▸ **DATASET RECORDS**
○ ○ ○ ○ ○

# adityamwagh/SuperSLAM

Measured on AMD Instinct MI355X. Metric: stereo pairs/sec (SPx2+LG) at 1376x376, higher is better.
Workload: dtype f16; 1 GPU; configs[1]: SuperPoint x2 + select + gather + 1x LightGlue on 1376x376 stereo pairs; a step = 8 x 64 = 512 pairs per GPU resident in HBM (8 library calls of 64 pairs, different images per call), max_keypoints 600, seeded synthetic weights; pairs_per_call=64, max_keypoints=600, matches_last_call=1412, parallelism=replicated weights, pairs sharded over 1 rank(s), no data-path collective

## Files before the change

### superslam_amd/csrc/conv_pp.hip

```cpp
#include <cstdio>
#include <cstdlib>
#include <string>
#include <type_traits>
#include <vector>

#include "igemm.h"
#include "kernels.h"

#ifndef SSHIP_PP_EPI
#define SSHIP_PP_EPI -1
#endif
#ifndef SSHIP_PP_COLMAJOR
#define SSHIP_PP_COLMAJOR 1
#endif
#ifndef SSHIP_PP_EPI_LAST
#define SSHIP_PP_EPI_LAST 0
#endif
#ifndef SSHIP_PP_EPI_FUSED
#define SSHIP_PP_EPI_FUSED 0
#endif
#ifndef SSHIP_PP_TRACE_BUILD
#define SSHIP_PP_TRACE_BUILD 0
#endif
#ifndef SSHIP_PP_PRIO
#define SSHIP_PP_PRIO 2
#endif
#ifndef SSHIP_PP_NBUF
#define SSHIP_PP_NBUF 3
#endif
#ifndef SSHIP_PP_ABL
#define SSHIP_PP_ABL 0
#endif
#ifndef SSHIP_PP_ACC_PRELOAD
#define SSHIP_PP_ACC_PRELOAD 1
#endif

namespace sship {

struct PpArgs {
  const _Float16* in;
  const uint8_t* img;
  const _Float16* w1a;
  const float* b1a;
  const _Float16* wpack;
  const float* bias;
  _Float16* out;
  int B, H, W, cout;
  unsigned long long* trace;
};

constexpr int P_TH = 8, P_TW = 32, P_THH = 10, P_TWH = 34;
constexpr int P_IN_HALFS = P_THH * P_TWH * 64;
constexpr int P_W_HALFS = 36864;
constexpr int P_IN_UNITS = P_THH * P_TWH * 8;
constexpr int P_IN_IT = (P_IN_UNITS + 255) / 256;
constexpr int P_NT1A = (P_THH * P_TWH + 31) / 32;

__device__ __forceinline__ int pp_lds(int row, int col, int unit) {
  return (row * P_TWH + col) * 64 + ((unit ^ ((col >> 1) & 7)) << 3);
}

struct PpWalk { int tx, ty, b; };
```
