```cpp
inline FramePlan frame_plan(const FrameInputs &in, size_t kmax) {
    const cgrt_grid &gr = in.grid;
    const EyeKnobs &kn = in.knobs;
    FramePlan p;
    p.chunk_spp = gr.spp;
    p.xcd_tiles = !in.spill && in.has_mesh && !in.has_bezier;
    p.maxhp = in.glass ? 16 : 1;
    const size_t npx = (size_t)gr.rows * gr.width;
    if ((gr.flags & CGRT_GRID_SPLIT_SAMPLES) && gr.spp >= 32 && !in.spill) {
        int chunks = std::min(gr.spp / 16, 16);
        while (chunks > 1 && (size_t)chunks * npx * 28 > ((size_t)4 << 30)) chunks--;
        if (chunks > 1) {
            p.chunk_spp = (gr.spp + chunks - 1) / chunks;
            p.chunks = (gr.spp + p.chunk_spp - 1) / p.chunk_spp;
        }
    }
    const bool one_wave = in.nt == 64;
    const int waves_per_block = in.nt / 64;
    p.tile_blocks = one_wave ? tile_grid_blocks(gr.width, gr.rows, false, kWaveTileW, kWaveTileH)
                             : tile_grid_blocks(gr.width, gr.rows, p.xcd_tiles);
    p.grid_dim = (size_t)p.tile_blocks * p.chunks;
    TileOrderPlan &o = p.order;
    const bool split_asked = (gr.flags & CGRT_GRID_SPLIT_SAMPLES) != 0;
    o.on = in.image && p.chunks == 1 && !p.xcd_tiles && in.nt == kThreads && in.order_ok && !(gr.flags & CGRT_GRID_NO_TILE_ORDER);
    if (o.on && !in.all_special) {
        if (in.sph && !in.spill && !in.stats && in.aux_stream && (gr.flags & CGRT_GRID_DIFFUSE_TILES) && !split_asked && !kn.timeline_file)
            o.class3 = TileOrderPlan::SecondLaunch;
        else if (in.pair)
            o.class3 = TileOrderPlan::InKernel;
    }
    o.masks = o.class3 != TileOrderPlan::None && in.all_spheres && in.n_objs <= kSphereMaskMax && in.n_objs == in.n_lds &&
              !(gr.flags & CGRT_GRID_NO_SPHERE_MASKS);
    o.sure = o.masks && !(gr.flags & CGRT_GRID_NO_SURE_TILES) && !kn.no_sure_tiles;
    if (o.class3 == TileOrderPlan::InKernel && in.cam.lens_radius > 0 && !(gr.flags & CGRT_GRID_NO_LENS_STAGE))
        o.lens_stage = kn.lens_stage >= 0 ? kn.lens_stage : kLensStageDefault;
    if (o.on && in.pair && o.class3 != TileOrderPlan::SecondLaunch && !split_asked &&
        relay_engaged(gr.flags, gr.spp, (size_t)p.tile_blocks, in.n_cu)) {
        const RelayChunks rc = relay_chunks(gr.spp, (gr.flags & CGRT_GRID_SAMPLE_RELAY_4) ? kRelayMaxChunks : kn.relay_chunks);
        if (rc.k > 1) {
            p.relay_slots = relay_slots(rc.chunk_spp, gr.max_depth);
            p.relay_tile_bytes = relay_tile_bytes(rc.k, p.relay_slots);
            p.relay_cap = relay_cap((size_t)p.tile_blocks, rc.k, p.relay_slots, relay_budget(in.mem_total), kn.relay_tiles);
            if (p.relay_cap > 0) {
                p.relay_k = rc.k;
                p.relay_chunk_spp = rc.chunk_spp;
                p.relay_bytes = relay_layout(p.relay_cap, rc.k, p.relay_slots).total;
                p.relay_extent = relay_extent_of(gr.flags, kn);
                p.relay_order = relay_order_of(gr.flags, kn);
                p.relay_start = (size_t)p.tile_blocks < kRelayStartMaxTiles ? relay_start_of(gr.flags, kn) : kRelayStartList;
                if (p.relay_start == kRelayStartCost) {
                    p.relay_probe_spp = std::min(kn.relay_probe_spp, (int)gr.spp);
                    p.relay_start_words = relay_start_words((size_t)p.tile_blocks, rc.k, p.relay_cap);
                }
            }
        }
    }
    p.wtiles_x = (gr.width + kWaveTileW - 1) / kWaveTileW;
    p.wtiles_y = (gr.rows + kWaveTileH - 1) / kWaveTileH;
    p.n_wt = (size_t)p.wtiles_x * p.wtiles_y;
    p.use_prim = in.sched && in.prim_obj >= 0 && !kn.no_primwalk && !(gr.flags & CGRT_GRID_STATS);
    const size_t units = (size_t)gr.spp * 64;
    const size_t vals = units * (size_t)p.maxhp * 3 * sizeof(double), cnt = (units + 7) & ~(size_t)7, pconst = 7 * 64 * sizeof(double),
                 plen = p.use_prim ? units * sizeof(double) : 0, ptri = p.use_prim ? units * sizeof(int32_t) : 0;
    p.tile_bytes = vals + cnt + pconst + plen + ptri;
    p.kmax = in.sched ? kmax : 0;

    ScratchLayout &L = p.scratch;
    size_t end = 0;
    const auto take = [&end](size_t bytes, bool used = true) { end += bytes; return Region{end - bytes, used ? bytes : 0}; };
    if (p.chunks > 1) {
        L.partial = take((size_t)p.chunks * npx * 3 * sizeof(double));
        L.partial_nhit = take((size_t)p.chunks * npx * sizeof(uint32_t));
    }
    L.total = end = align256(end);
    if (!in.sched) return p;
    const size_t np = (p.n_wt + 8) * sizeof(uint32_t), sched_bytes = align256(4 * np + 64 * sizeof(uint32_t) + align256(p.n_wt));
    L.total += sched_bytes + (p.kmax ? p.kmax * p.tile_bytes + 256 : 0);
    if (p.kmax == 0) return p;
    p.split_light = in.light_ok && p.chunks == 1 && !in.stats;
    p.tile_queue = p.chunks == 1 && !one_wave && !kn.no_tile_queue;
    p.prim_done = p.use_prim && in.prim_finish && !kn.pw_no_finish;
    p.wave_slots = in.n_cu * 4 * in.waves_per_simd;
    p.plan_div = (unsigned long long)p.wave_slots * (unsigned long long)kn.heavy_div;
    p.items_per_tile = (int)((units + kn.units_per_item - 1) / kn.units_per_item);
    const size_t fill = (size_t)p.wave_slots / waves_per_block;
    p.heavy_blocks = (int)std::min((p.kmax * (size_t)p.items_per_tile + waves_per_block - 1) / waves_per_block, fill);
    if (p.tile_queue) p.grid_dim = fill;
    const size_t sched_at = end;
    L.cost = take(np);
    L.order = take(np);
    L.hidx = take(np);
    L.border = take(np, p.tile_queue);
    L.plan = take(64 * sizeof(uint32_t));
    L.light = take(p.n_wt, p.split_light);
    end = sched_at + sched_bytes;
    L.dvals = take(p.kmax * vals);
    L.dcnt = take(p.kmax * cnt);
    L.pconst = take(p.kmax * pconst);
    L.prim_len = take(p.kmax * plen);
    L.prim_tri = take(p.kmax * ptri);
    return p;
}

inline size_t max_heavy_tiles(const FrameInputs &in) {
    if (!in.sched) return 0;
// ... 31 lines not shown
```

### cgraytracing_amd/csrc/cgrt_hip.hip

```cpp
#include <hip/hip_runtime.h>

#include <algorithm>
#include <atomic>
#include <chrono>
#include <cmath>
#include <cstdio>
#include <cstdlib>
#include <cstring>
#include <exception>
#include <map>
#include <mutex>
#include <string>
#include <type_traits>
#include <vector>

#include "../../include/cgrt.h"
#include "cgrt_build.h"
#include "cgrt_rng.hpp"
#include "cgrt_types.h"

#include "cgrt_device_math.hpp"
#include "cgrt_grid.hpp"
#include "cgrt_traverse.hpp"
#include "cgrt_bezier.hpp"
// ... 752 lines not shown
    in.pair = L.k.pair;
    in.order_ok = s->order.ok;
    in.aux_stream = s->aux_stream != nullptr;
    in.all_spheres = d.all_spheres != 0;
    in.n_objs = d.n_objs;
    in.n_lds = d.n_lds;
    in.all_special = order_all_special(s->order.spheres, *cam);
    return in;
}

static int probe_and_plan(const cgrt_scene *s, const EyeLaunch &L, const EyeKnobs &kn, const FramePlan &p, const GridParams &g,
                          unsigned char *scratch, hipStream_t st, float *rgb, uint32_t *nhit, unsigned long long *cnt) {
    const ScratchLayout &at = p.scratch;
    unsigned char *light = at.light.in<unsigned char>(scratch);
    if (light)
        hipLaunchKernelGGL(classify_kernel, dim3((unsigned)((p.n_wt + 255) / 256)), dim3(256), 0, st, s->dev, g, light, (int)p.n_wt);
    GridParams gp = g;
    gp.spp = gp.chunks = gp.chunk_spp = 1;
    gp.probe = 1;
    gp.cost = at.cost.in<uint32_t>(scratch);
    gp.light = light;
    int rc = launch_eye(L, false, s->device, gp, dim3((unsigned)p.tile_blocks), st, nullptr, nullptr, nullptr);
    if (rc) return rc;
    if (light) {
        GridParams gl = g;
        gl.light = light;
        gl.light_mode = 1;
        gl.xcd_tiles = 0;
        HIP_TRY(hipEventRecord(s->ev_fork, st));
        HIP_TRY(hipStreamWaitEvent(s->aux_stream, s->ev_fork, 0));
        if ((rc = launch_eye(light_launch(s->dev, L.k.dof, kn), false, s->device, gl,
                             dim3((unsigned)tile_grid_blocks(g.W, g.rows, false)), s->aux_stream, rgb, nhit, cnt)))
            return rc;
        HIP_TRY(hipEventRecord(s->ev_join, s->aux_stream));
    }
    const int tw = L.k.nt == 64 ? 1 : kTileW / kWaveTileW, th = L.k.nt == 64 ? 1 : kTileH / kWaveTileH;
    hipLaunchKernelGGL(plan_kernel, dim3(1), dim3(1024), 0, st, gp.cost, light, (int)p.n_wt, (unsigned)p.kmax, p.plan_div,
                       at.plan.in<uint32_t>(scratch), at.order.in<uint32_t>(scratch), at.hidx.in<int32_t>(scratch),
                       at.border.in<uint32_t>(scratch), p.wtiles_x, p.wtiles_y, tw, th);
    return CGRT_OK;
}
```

○ ○ ○ ○ ○

▸ **WHAT IS NEEDED**
Begin with the first line of the listing and copy exactly through the line that contains "Measured on AMD", please, keeping both ends and leaving out everything after.

▸ **ANSWER BELOW**
# adityamwagh/SuperSLAM

Measured on AMD Instinct MI355X. Metric: stereo pairs/sec (SPx2+LG) at 1376x376, higher is better.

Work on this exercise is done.